→ About this exercise: In the records below, find every line with the word "first" and copy it.

→ Information shown:

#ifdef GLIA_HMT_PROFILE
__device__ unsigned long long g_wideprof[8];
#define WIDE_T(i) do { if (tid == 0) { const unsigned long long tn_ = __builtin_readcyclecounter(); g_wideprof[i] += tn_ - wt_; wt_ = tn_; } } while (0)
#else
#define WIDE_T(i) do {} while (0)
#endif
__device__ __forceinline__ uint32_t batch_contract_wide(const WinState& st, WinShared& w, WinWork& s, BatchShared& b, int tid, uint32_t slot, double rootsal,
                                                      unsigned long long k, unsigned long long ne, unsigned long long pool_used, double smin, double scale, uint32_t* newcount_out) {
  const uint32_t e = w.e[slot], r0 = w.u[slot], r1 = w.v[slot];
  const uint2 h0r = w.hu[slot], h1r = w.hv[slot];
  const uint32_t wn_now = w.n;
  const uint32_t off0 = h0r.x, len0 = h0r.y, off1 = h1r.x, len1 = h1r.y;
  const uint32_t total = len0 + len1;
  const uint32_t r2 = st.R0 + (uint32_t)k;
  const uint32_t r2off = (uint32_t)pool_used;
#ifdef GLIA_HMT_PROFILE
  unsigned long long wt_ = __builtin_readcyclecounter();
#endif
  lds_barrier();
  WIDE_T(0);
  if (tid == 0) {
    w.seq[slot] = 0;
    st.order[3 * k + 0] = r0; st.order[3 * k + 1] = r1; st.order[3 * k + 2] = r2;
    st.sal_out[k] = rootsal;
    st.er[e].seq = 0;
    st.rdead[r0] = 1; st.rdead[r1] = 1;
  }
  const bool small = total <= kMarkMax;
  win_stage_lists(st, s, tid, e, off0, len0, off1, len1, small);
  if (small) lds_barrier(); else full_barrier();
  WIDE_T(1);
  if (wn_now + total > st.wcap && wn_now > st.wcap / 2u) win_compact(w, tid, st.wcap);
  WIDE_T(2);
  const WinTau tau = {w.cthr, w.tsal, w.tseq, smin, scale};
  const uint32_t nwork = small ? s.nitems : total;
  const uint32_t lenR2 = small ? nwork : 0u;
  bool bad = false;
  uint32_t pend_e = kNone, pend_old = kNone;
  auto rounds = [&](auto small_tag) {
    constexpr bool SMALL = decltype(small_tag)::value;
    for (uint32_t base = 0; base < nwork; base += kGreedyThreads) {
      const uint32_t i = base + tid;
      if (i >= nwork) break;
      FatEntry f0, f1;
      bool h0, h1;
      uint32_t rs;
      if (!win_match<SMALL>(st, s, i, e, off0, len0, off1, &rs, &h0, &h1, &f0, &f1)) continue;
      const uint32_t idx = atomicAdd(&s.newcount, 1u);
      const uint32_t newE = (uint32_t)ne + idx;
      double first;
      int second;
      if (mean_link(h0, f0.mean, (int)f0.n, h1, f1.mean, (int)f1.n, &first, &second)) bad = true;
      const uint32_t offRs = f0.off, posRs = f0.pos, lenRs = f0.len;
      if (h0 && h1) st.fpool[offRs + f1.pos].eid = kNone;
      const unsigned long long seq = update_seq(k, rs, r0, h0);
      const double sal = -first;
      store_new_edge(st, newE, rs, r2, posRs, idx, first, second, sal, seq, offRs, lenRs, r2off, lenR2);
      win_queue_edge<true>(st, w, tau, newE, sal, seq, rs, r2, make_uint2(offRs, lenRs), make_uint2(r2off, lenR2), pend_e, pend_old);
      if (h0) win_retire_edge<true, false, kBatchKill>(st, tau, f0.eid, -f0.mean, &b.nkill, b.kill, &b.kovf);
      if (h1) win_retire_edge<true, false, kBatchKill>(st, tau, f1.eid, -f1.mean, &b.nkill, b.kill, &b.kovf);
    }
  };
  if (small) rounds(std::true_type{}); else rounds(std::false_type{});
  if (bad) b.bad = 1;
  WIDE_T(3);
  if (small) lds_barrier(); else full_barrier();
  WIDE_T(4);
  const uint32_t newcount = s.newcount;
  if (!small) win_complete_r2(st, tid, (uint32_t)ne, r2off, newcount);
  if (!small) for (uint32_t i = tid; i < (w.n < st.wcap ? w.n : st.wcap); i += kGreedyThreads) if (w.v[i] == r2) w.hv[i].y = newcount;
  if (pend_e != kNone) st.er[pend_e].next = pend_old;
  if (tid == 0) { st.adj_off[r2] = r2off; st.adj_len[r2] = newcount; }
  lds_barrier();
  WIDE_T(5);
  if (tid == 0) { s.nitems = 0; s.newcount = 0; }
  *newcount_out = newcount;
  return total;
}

→ Task result:
      double first;
      if (mean_link(h0, f0.mean, (int)f0.n, h1, f1.mean, (int)f1.n, &first, &second)) bad = true;
      const double sal = -first;
      store_new_edge(st, newE, rs, r2, posRs, idx, first, second, sal, seq, offRs, lenRs, r2off, lenR2);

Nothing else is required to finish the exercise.